Volvo Group CTO: The future is closer than ever

Lars Stenqvist, Volvo Group chief technology officer, says this is the most fascinating and challenging era ever for truck design and technology.Lars Stenqvist, Volvo Group chief technology officer, says this is the most fascinating and challenging era ever for truck design and technology.

While there have been great advancements in recent years in global truck technology, OEMs and industry suppliers must continue to rapidly develop new solutions, said Lars Stenqvist, chief technology officer, Volvo Group, and executive vice president, Volvo Groups Trucks Technology. “Our customers are waiting for it, legislators are waiting for it and I would say society is waiting for it.”

Stenqvist shared his thoughts with the North American trucking industry press during a media roundtable to discuss the future of transportation technology at the Swedish Embassy in Washington, D.C.

“The future is more uncertain than ever, and more changes will happen in [truck development] in years to come than has happened ever before,” he added. “This is the most fascinating and most challenging era ever.”

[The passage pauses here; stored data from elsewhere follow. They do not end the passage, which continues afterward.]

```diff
+                    resident * WAVES_PER_WG, H, g.strips, g.chunks, g.rows, g.march, g.waves * nb, g.workgroups * nb);
+        }
+    }
     p.part = nullptr;
 #ifdef MG_STREAM_TRACE
     static long long *trace_dev = nullptr;
@@ -948,7 +951,7 @@
         (void)hipStreamSynchronize(s);
         (void)hipMemcpy(t, trace_dev, sizeof t, hipMemcpyDeviceToHost);
         fprintf(stderr, "[stream trace] N=%d IN=%d R=%d tiles=%d rows/chunk=%d: prologue %.2f us, %lld steps %.2f us (%.3f us/step)\n", N, IN, (int)RESTRICT,
-                p.n_blocks, rows, (t[1] - t[0]) * 0.01, t[3], (t[2] - t[1]) * 0.01, (t[2] - t[1]) * 0.01 / (double)t[3]);
+                p.n_blocks, p.rows_per_chunk, (t[1] - t[0]) * 0.01, t[3], (t[2] - t[1]) * 0.01, (t[2] - t[1]) * 0.01 / (double)t[3]);
         if (N >= 4096 && p.n_blocks <= 4096) {
             const size_t nw = (size_t)p.n_blocks * WAVES_PER_WG;
             std::vector<long long> all(4 * nw);
```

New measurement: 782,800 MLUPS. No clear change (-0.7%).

Unlike other technology-related industries, Stenqvist believes trucking’s reliance on well-known technologies hinders the development of new systems and approaches to truck designs and transportation systems.

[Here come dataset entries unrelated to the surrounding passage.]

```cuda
#define RVB_CHECK_LAUNCH() RVB_CHECK_CUDA(cudaGetLastError())

extern std::atomic<unsigned long long> g_launch_count;
#define RVB_COUNT_LAUNCH() (rvb::g_launch_count.fetch_add(1, std::memory_order_relaxed))

typedef __nv_bfloat16 bf16;

struct DynSmemOptIn {
  static constexpr int kMaxDev = 64;
  std::atomic<size_t> cfg[kMaxDev];
  DynSmemOptIn() {
    for (auto& c : cfg) c.store(0);
  }
  template <typename K>
  int ensure(K kernel, size_t bytes) {
    if (bytes <= 48 * 1024) return 0;
    int dev = 0;
    RVB_CHECK_CUDA(cudaGetDevice(&dev));
    if (dev >= 0 && dev < kMaxDev && cfg[dev].load(std::memory_order_relaxed) >= bytes) return 0;
    RVB_CHECK_CUDA(cudaFuncSetAttribute(kernel, cudaFuncAttributeMaxDynamicSharedMemorySize, (int)bytes));
    if (dev >= 0 && dev < kMaxDev) cfg[dev].store(bytes, std::memory_order_relaxed);
    return 0;
  }
};

__device__ __forceinline__ float2 ffma2(float2 a, float2 b, float2 c) {
  return make_float2(fmaf(a.x, b.x, c.x), fmaf(a.y, b.y, c.y));
}

__device__ __forceinline__ float warp_sum(float v) {
#pragma unroll
  for (int o = 16; o > 0; o >>= 1) v += __shfl_xor_sync(0xffffffffu, v, o);
  return v;
}
__device__ __forceinline__ float warp_max(float v) {
#pragma unroll
  for (int o = 16; o > 0; o >>= 1) v = fmaxf(v, __shfl_xor_sync(0xffffffffu, v, o));
  return v;
}
__device__ __forceinline__ float silu_f(float x) { return x / (1.0f + __expf(-x)); }
__device__ __forceinline__ float sigmoid_f(float x) { return 1.0f / (1.0f + __expf(-x)); }
__device__ __forceinline__ float gelu_erf(float x) { return 0.5f * x * (1.0f + erff(x * 0.70710678118654752f)); }

static inline uint16_t f2bf(float f) {
  uint32_t u;
  memcpy(&u, &f, 4);
  if ((u & 0x7fffffffu) > 0x7f800000u) return (uint16_t)((u >> 16) | 0x40);
  u += 0x7fffu + ((u >> 16) & 1u);
  return (uint16_t)(u >> 16);
}

static inline float bf2f(uint16_t h) {
  uint32_t u = (uint32_t)h << 16;
  float f;
  memcpy(&f, &u, 4);
  return f;
}

__device__ __forceinline__ uint32_t pack_bf16x2(float lo, float hi) {
  __nv_bfloat162 t = __floats2bfloat162_rn(lo, hi);
  return *reinterpret_cast<uint32_t*>(&t);
}
__device__ __forceinline__ float2 unpack_bf16x2(uint32_t u) {
  __nv_bfloat162 t = *reinterpret_cast<__nv_bfloat162*>(&u);
  return __bfloat1622float2(t);
}

__device__ __forceinline__ uint32_t smem_u32(const void* p) {
  return static_cast<uint32_t>(__cvta_generic_to_shared(p));
}

__device__ __forceinline__ void mbar_init(uint64_t* bar, uint32_t count) {
  asm volatile("mbarrier.init.shared::cta.b64 [%0], %1;" ::"r"(smem_u32(bar)), "r"(count));
}
__device__ __forceinline__ void fence_barrier_init() {
  asm volatile("fence.mbarrier_init.release.cluster;" ::: "memory");
}
__device__ __forceinline__ void fence_proxy_async() {
  asm volatile("fence.proxy.async.shared::cta;" ::: "memory");
}
__device__ __forceinline__ void mbar_expect_tx(uint64_t* bar, uint32_t bytes) {
  asm volatile("mbarrier.arrive.expect_tx.shared::cta.b64 _, [%0], %1;" ::"r"(smem_u32(bar)), "r"(bytes)
               : "memory");
}
__device__ __forceinline__ void mbar_arrive(uint64_t* bar) {
  asm volatile("mbarrier.arrive.shared::cta.b64 _, [%0];" ::"r"(smem_u32(bar)) : "memory");
}
__device__ __forceinline__ uint32_t mbar_try_wait(uint64_t* bar, uint32_t parity) {
  uint32_t ok;
  asm volatile(
      "{\n"
      ".reg .pred p;\n"
      "mbarrier.try_wait.parity.shared::cta.b64 p, [%1], %2;\n"
      "selp.u32 %0, 1, 0, p;\n"
      "}\n"
      : "=r"(ok)
      : "r"(smem_u32(bar)), "r"(parity)
      : "memory");
  return ok;
}
__device__ __forceinline__ void mbar_wait(uint64_t* bar, uint32_t parity) {
  while (!mbar_try_wait(bar, parity)) {
  }
}

template <uint32_t N>
__device__ __forceinline__ void setmaxnreg_dec() {
  asm volatile("setmaxnreg.dec.sync.aligned.u32 %0;" ::"n"(N));
}
template <uint32_t N>
__device__ __forceinline__ void setmaxnreg_inc() {
  asm volatile("setmaxnreg.inc.sync.aligned.u32 %0;" ::"n"(N));
}

__device__ __forceinline__ void tma_prefetch_desc(const CUtensorMap* m) {
  asm volatile("prefetch.tensormap [%0];" ::"l"(reinterpret_cast<uint64_t>(m)) : "memory");
}
__device__ __forceinline__ void tma_load_4d(void* smem_dst, const CUtensorMap* m, uint64_t* bar, int c0, int c1,
                                            int c2, int c3) {
  asm volatile(
      "cp.async.bulk.tensor.4d.shared::cluster.global.mbarrier::complete_tx::bytes [%0], [%1, {%3, %4, %5, %6}], [%2];"
      ::"r"(smem_u32(smem_dst)),
      "l"(reinterpret_cast<uint64_t>(m)), "r"(smem_u32(bar)), "r"(c0), "r"(c1), "r"(c2), "r"(c3)
      : "memory");
}
__device__ __forceinline__ void tma_load_2d(void* smem_dst, const CUtensorMap* m, uint64_t* bar, int c0, int c1) {
  asm volatile(
      "cp.async.bulk.tensor.2d.shared::cluster.global.mbarrier::complete_tx::bytes [%0], [%1, {%3, %4}], [%2];"
      ::"r"(smem_u32(smem_dst)),
      "l"(reinterpret_cast<uint64_t>(m)), "r"(smem_u32(bar)), "r"(c0), "r"(c1)
      : "memory");
}

__device__ __forceinline__ void wgmma_fence() { asm volatile("wgmma.fence.sync.aligned;" ::: "memory"); }
__device__ __forceinline__ void wgmma_commit() { asm volatile("wgmma.commit_group.sync.aligned;" ::: "memory"); }
template <int N>
__device__ __forceinline__ void wgmma_wait() {
  asm volatile("wgmma.wait_group.sync.aligned %0;" ::"n"(N) : "memory");
}
template <int R>
__device__ __forceinline__ void wgmma_fence_regs(float* d) {
#pragma unroll
  for (int i = 0; i < R; ++i) asm volatile("" : "+f"(d[i])::"memory");
}
__device__ __forceinline__ void wgmma_m64n128k16_ss(float* d, uint64_t adesc, uint64_t bdesc, uint32_t accumulate) {
  asm volatile(
      "{\n"
      ".reg .pred p;\n"
      "setp.ne.b32 p, %66, 0;\n"
      "wgmma.mma_async.sync.aligned.m64n128k16.f32.bf16.bf16 "
      "{%0, %1, %2, %3, %4, %5, %6, %7, %8, %9, %10, %11, %12, %13, %14, %15, %16, %17, %18, %19, %20, %21, %22, %23, %24, %25, %26, %27, %28, %29, %30, %31, %32, %33, %34, %35, %36, %37, %38, %39, %40, %41, %42, %43, %44, %45, %46, %47, %48, %49, %50, %51, %52, %53, %54, %55, %56, %57, %58, %59, %60, %61, %62, %63}, %64, %65, p, 1, 1, 0, 0;\n"
      "}\n"
      : "+f"(d[0]), "+f"(d[1]), "+f"(d[2]), "+f"(d[3]), "+f"(d[4]), "+f"(d[5]), "+f"(d[6]), "+f"(d[7]), "+f"(d[8]), "+f"(d[9]), "+f"(d[10]), "+f"(d[11]), "+f"(d[12]), "+f"(d[13]), "+f"(d[14]), "+f"(d[15]), "+f"(d[16]), "+f"(d[17]), "+f"(d[18]), "+f"(d[19]), "+f"(d[20]), "+f"(d[21]), "+f"(d[22]), "+f"(d[23]), "+f"(d[24]), "+f"(d[25]), "+f"(d[26]), "+f"(d[27]), "+f"(d[28]), "+f"(d[29]), "+f"(d[30]), "+f"(d[31]), "+f"(d[32]), "+f"(d[33]), "+f"(d[34]), "+f"(d[35]), "+f"(d[36]), "+f"(d[37]), "+f"(d[38]), "+f"(d[39]), "+f"(d[40]), "+f"(d[41]), "+f"(d[42]), "+f"(d[43]), "+f"(d[44]), "+f"(d[45]), "+f"(d[46]), "+f"(d[47]), "+f"(d[48]), "+f"(d[49]), "+f"(d[50]), "+f"(d[51]), "+f"(d[52]), "+f"(d[53]), "+f"(d[54]), "+f"(d[55]), "+f"(d[56]), "+f"(d[57]), "+f"(d[58]), "+f"(d[59]), "+f"(d[60]), "+f"(d[61]), "+f"(d[62]), "+f"(d[63])
      : "l"(adesc), "l"(bdesc), "r"(accumulate)
      : "memory");
}
__device__ __forceinline__ void wgmma_m64n64k16_ss(float* d, uint64_t adesc, uint64_t bdesc, uint32_t accumulate) {
  asm volatile(
      "{\n"
      ".reg .pred p;\n"
      "setp.ne.b32 p, %34, 0;\n"
      "wgmma.mma_async.sync.aligned.m64n64k16.f32.bf16.bf16 "
      "{%0, %1, %2, %3, %4, %5, %6, %7, %8, %9, %10, %11, %12, %13, %14, %15, %16, %17, %18, %19, %20, %21, %22, %23, %24, %25, %26, %27, %28, %29, %30, %31}, %32, %33, p, 1, 1, 0, 0;\n"
      "}\n"
      : "+f"(d[0]), "+f"(d[1]), "+f"(d[2]), "+f"(d[3]), "+f"(d[4]), "+f"(d[5]), "+f"(d[6]), "+f"(d[7]), "+f"(d[8]), "+f"(d[9]), "+f"(d[10]), "+f"(d[11]), "+f"(d[12]), "+f"(d[13]), "+f"(d[14]), "+f"(d[15]), "+f"(d[16]), "+f"(d[17]), "+f"(d[18]), "+f"(d[19]), "+f"(d[20]), "+f"(d[21]), "+f"(d[22]), "+f"(d[23]), "+f"(d[24]), "+f"(d[25]), "+f"(d[26]), "+f"(d[27]), "+f"(d[28]), "+f"(d[29]), "+f"(d[30]), "+f"(d[31])
      : "l"(adesc), "l"(bdesc), "r"(accumulate)
      : "memory");
}
__device__ __forceinline__ void wgmma_m64n64k16_rs_tb(float* d, const uint32_t* a, uint64_t bdesc) {
  asm volatile(
      "wgmma.mma_async.sync.aligned.m64n64k16.f32.bf16.bf16 "
      "{%0, %1, %2, %3, %4, %5, %6, %7, %8, %9, %10, %11, %12, %13, %14, %15, %16, %17, %18, %19, %20, %21, %22, %23, %24, %25, %26, %27, %28, %29, %30, %31}, {%32, %33, %34, %35}, %36, 1, 1, 1, 1;\n"
      : "+f"(d[0]), "+f"(d[1]), "+f"(d[2]), "+f"(d[3]), "+f"(d[4]), "+f"(d[5]), "+f"(d[6]), "+f"(d[7]), "+f"(d[8]), "+f"(d[9]), "+f"(d[10]), "+f"(d[11]), "+f"(d[12]), "+f"(d[13]), "+f"(d[14]), "+f"(d[15]), "+f"(d[16]), "+f"(d[17]), "+f"(d[18]), "+f"(d[19]), "+f"(d[20]), "+f"(d[21]), "+f"(d[22]), "+f"(d[23]), "+f"(d[24]), "+f"(d[25]), "+f"(d[26]), "+f"(d[27]), "+f"(d[28]), "+f"(d[29]), "+f"(d[30]), "+f"(d[31])
      : "r"(a[0]), "r"(a[1]), "r"(a[2]), "r"(a[3]), "l"(bdesc)
      : "memory");
}

__device__ __forceinline__ uint64_t make_sw128_desc(uint32_t smem_addr) {
  uint64_t d = 0;
  d |= (uint64_t)((smem_addr >> 4) & 0x3FFF);
  d |= (uint64_t)(1024 >> 4) << 16;
  d |= (uint64_t)(1024 >> 4) << 32;
  d |= (uint64_t)1 << 62;
  return d;
}

__device__ __forceinline__ uint32_t cluster_ctarank() {
  uint32_t r;
  asm volatile("mov.u32 %0, %%cluster_ctarank;" : "=r"(r));
  return r;
}
__device__ __forceinline__ void cluster_sync_all() {
  asm volatile("barrier.cluster.arrive.release.aligned;\n\tbarrier.cluster.wait.acquire.aligned;" ::: "memory");
}

}
```

reverb_b200/csrc/gemm.cu:

```cuda
#include <cuda.h>
#include <stdlib.h>
#include <string.h>

#include <algorithm>
#include <mutex>
#include <vector>

#include "kernels.h"

namespace rvb {

static int g_gemm_impl = -1;
void set_gemm_impl(int impl) { g_gemm_impl = impl; }
int get_gemm_impl() {
  if (g_gemm_impl < 0) {
    const char* e = getenv("RVB_GEMM");
    g_gemm_impl = (e && strcmp(e, "simt") == 0) ? 1 : (e && strcmp(e, "narrow") == 0) ? 2 : 0;
  }
  return g_gemm_impl;
}
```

He adds, however, there is still much to explore with existing technologies. With all the talk about electric-hybrid and all-electric powertrains, Stenqvist says talk of diesel’s death is premature and that the traditional combustion engine “will be the foundation of long-haul freight for many years to come. We are investing heavily in next-generation combustion engines, and it still has a lot of development potential.”

Stenqvist cited Volvo’s new wave piston – a design concept that arose from the SuperTruck program that adds “waves” to the piston crown – that yielded a 2 percent improvement in fuel efficiency and 90 percent reduction in soot. “As our engineers come up with designs that can improve fuel economy by even 0.1 or 0.2 percent, we will introduce that immediately.”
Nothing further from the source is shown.